The Social Seminar
The Social Seminar is a series of educational films for adults produced by the Extension Media Center of the University of California at Los Angeles in the early 1970s. The series was executive produced by Gary Schlosser, an Oscar-nominated producer of short-subject documentaries. The films were distributed nationally, for example to state educational film offices. The series was produced for the National Institute of Mental Health as a "multi-media training series."
Five episodes of The Social Seminar are known to have been produced: "Bunny," "Guy," "Teddy," "Tom," and "Changing." Each depicted, in a cinema-verite style without voiceover or introduction, aspects of the lives of a selected person or family as they dealt with personal, interpersonal and societal change. The episode "Changing," for example, showed how one man's reevaluation of his life and social standing led to his becoming a "hippie" in the eyes of his family and coworkers; though his home life was enhanced, he found himself increasingly socially isolated.[1]
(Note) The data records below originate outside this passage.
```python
def _conv1x1_unit(mode, conv, x, relu=True, partner=None, residual=None, act=None, terms=None, act_param=0.0):
    w, bp = _unit_operands_of(mode, conv)
    n = conv.out_channels
    out = _empty_nhwc(x, n if partner is None else 2 * n, dtype=mode.dtype)
    operands = (_ptr(x), _pixel_stride(x), _ptr(w), _ptr(bp),
                _ptr(partner), _pixel_stride(partner) if partner is not None else 0,
                _ptr(residual), _pixel_stride(residual) if residual is not None else 0,
                _ptr(out), out_pixels(x), n, x.shape[1])
    mode.launch(operands, _act_code(relu, act), act_param, terms)
    return out


def conv1x1_unit(conv, x, **kwargs):
    return globals()[unit_mode_of(x).gemm](conv, x, **kwargs)


def pick_unit(x, m, k, n, has_partner, run_unit, run_other):
    if unit_mode_of(x).table:
        return pick('unit', m, k, n, has_partner, False, run_unit, run_other, timing=False)
    return run_unit()


_unit_weight_of = functools.partial(_unit_operands_of, UNIT_MODE_X3)
_unit_weight_bf16_of = functools.partial(_unit_operands_of, UNIT_MODE_BF16)
unit_conv_x3_supported = functools.partial(unit_conv_supported, mode=UNIT_MODE_X3)
unit_conv_bf16_supported = functools.partial(unit_conv_supported, mode=UNIT_MODE_BF16)
conv1x1_unit_x3 = functools.partial(_conv1x1_unit, UNIT_MODE_X3)


def conv1x1_unit_bf16(conv, x, relu=True, partner=None, residual=None, act=None, act_param=0.0):
    return _conv1x1_unit(UNIT_MODE_BF16, conv, x, relu, partner, residual, act, None, act_param)



def _fragment_order(w3):
    n, k = w3.shape[1], w3.shape[2]
    return w3.reshape(3, n // 32, 32, k // 16, 2, 8).permute(0, 1, 3, 4, 2, 5).reshape(3, n * k)


def fire_weight_of(expand1x1, expand3x3):
    def make():
        w1, w3 = expand1x1.weight.detach(), expand3x3.weight.detach()
        blocks = (_fragment_order(split_weight(w1.reshape(w1.shape[0], w1.shape[1]))), _fragment_order(split_weight_3x3(w3)))
        biases = [torch.zeros(c.out_channels, dtype=torch.float32, device=w1.device) if c.bias is None else c.bias.detach().float()
                  for c in (expand1x1, expand3x3)]
        return torch.cat(blocks, dim=1).contiguous(), torch.cat(biases).contiguous()
    return derived(expand1x1, '_opa_w3_fire', (expand1x1.weight, expand1x1.bias, expand3x3.weight, expand3x3.bias), make)


def _fire_convs_ok(expand1x1, expand3x3):
    def ok(conv, k):
        return (conv.kernel_size == (k, k) and conv.stride == (1, 1) and conv.padding == (k // 2, k // 2) and conv.dilation == (1, 1)
                and conv.groups == 1 and conv.padding_mode == 'zeros' and conv.weight.dtype == torch.float32
                and (conv.bias is None or (conv.bias.dtype == torch.float32 and conv.bias.device == conv.weight.device)))
    s = expand1x1.in_channels
    return (ok(expand1x1, 1) and ok(expand3x3, 3) and expand3x3.in_channels == s and s % 16 == 0 and s <= 64
            and expand1x1.out_channels % 64 == 0 and expand3x3.out_channels % 64 == 0
            and expand1x1.weight.device == expand3x3.weight.device)


def fire_expand_supported(expand1x1, expand3x3, h, terms=None):
    if not (h.is_cuda and h.dim() == 4 and h.dtype == torch.float32 and not torch.is_autocast_enabled() and _fire_convs_ok(expand1x1, expand3x3)):
        return False
    if torch.is_grad_enabled() and (h.requires_grad or any(p.requires_grad for c in (expand1x1, expand3x3) for p in c.parameters())):
        return False
    return (h.shape[1] == expand1x1.in_channels and h.is_contiguous(memory_format=torch.channels_last) and h.data_ptr() % 16 == 0
            and fire_expand_shape_supported(expand1x1, expand3x3, h.device, h.shape[0] * h.shape[2] * h.shape[3], terms))


def fire_expand_shape_supported(expand1x1, expand3x3, device, pixels, terms=None):
    n = expand1x1.out_channels + expand3x3.out_channels
    return ((FIRE_TERMS if terms is None else terms) in (6, 9)
            and _fire_convs_ok(expand1x1, expand3x3) and expand1x1.weight.device == device and 0 < pixels
            and pixels * n * 4 < 2 ** 31 and _lib.available())


def fire_expand_bias_relu(expand1x1, expand3x3, h, terms=None):
    w3, bias = fire_weight_of(expand1x1, expand3x3)
    B, S, H, W = h.shape
    out = _empty_nhwc(h, expand1x1.out_channels + expand3x3.out_channels, dtype=torch.float32)
    _launch('opa_fire_expand_f32x3', _ptr(h), _ptr(w3), _ptr(bias), _ptr(out), B, H, W, S, expand1x1.out_channels,
            expand3x3.out_channels, int(FIRE_TERMS if terms is None else terms))
    return out



GCONV_WIDTHS = (4, 8, 16, 32, 64)


def gconv3x3_supported(conv, x, bias):
    if not (GCONV and x.is_cuda and x.dtype == torch.float32 and x.dim() == 4 and not torch.is_autocast_enabled()):
        return False
    if torch.is_grad_enabled() and (x.requires_grad or conv.weight.requires_grad or (bias is not None and bias.requires_grad)):
# ... 229 lines not shown
```
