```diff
@@ -148,9 +180,40 @@
     const int64_t jc = j < n2 ? j : n2 - 1;
     const int64_t i0 = rc * rows;
     const int64_t i1 = (i0 + rows < n1) ? i0 + rows : n1;
-    if ((flags & GABO_SYMMETRIC) && j0 + (int64_t)(threadIdx.x | 63) < i0) return;
     const double* Gj = G + b * g_batch_stride + jc;
     double* ob = out + b * n1 * n2;
+    typedef double spd_v2d __attribute__((ext_vector_type(2)));
+    {
+        constexpr int kLsteps = 4, kEsteps = kExp256 ? 2 : 0;
+        spd_v2d lv[kLsteps], ev[kEsteps ? kEsteps : 1];
+        static_for<kLsteps>([&](auto uu) {
+            const int k = (int)threadIdx.x + decltype(uu)::value * (int)blockDim.x;
+            lv[decltype(uu)::value] = reinterpret_cast<const spd_v2d*>(kLogTab)[k < 255 ? k : 255];
+        });
+        static_for<kEsteps>([&](auto uu) {
+            const int k = (int)threadIdx.x + decltype(uu)::value * (int)blockDim.x;
+            ev[decltype(uu)::value] = reinterpret_cast<const spd_v2d*>(kExp2Tab256)[k < 127 ? k : 127];
+        });
+        static_for<kLsteps>([&](auto uu) {
+            const int k = (int)threadIdx.x + decltype(uu)::value * (int)blockDim.x;
+            if (k < 256) reinterpret_cast<spd_v2d*>(ltab)[k] = lv[decltype(uu)::value];
+        });
+        static_for<kEsteps>([&](auto uu) {
+            const int k = (int)threadIdx.x + decltype(uu)::value * (int)blockDim.x;
+            if (k < 128) reinterpret_cast<spd_v2d*>(etab)[k] = ev[decltype(uu)::value];
+        });
+    }
+    double ec[6], ec3 = 0.0;
+    if constexpr (kTabExp) {
+        if (threadIdx.x < 64) tab[threadIdx.x] = kExp2Tab[threadIdx.x];
+    }
+    __syncthreads();
+    if constexpr (kTabExp) {
+        static_for<6>([&](auto k) { ec[decltype(k)::value] = kExpTabC[decltype(k)::value]; });
+        ec3 = ec[3];
+        asm volatile("" : "+v"(ec3));
+    }
+    if ((flags & GABO_SYMMETRIC) && j0 + (int64_t)(threadIdx.x | 63) < i0) return;
     const int64_t jw = j0 + (threadIdx.x & ~63);
     const bool use_buffer = BUFFER_ONLY || (D > 2 && (int64_t)T * n2 * 8 < (1ll << 31));
     SpdGcolBuffer gbuf;
@@ -185,7 +248,13 @@
         const int rmax = j >= n2 ? -1 : ((flags & GABO_SYMMETRIC) ? (jrel < 0 ? -1 : (jrel > rows - 1 ? rows - 1 : (int)jrel)) : rows - 1);
         const double* W = Winv + b * w_batch_stride + i0 * T;
         char* orow = reinterpret_cast<char*>(ob + i0 * n2 + j);
-        for (int r = 0; r < nrows; ++r, W += T) {
+        double beta_units = beta * (-256.0 / 0.69314718055994530942);
+        if constexpr (kExp256)
+            beta_units = __hiloint2double(__builtin_amdgcn_readfirstlane(__double2hiint(beta_units)), __builtin_amdgcn_readfirstlane(__double2loint(beta_units)));
+        uint64_t ostep = (unsigned)gbuf.stride_bytes;
+        if constexpr (kExp256) asm volatile("" : "+v"(ostep));
+        const int left_min = nrows - rmax;
+        for (int left = nrows; left > 0; --left, W += T) {
             SpdGcolBuffer gb = gbuf;
             asm volatile("" : "+v"(gb.voff));
             asm volatile("" : "+s"(gb.stride_bytes));
@@ -194,11 +263,14 @@
             if constexpr (kTabExp) {
                 val = exp_neg_tab(-((s + 1e-15) * beta), ec, ec3, tab);
                 val = s != s ? s : val;
+            } else if constexpr (kExp256) {
+                val = exp_tab256_units((s + scalar_const<__builtin_bit_cast(uint64_t, 1e-15)>()) * beta_units, etab);
+                val = __hiloint2double(s != s ? __double2hiint(s) : __double2hiint(val), __double2loint(val));
             } else {
                 val = exp(-((s + 1e-15) * beta));
             }
-            if (r <= rmax) *reinterpret_cast<double*>(orow) = val;
-            orow += (unsigned)gb.stride_bytes;
+            if (left >= left_min) *reinterpret_cast<double*>(orow) = val;
+            orow += ostep;
         }
         return;
     }
@@ -413,6 +485,8 @@
     }
     int64_t nblocks = ((flags & GABO_SYMMETRIC) ? sym_tiles : col_blocks * row_chunks) * batch;
     if (nblocks > 0x7fffffffLL) return GABO_ERR_ARG;
+    const bool grid3 = GABO_PAIR_GRID3D && !(flags & GABO_SYMMETRIC) && row_chunks <= 65535 && batch <= 65535;
+    const dim3 pair_grid = grid3 ? dim3((unsigned)col_blocks, (unsigned)row_chunks, (unsigned)batch) : dim3((unsigned)nblocks);
     bool special2 = false;
     if constexpr (D == 2) special2 = gauss2 && rows <= GABO_GAUSS2_MAX_ROWS;
     if (special2) {
@@ -427,12 +501,12 @@
 #undef GABO_GAUSS2_LAUNCH
     } else {
 #define GABO_PAIR_LAUNCH(...)                                                                                                             \
-        hipLaunchKernelGGL((spd_ai_pairwise_kernel<D, __VA_ARGS__>), dim3((unsigned)nblocks), dim3(threads), 0, st, W, G, out, dist_out, n1, n2, \
-                           (s1 == 0) ? (int64_t)0 : n1 * T, (s2 == 0) ? (int64_t)0 : n2 * T, rows, (int)col_blocks, (int)row_chunks,       \
+        hipLaunchKernelGGL((spd_ai_pairwise_kernel<D, __VA_ARGS__>), pair_grid, dim3(threads), 0, st, W, G, out, dist_out, n1, n2,            \
+                           (s1 == 0) ? (int64_t)0 : n1 * T, (s2 == 0) ? (int64_t)0 : n2 * T, rows, grid3 ? 0 : (int)col_blocks, (int)row_chunks, \
                            sym_tiles, beta, flags)
         bool gauss_only = false;
         if constexpr (spd_pair_gauss_only_instantiated(D)) {
-            gauss_only = (flags & GABO_OUT_MASK) == GABO_OUT_GAUSSIAN && !dist_out && (int64_t)T * n2 * 8 < (1ll << 31);
+            gauss_only = (flags & GABO_OUT_MASK) == GABO_OUT_GAUSSIAN && !dist_out && (int64_t)T * n2 * 8 < (1ll << 31) && beta >= 0.0;
             if (gauss_only) GABO_PAIR_LAUNCH(true, true);
         }
         if (!gauss_only) GABO_PAIR_LAUNCH(false, false);
```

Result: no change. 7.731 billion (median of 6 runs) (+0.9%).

The films are now part of the Prelinger Archive and are available freely online. In June 2011, "Changing" was featured on the Turner Classic Movies series TCM Underground.
In popular culture
- Electronic music duo Boards of Canada sampled dialogue from the "Tom" episode of The Social Seminar in their song "Chromakey Dreamcoat", from the album The Campfire Headphase.
- British rock band Bastille sampled dialogue from the "Changing" episode of The Social Seminar in their song "Fake It", from the album Wild World.
References
- ↑ "Social Seminar: Changing (1971)" Prelinger Archives, archive.org.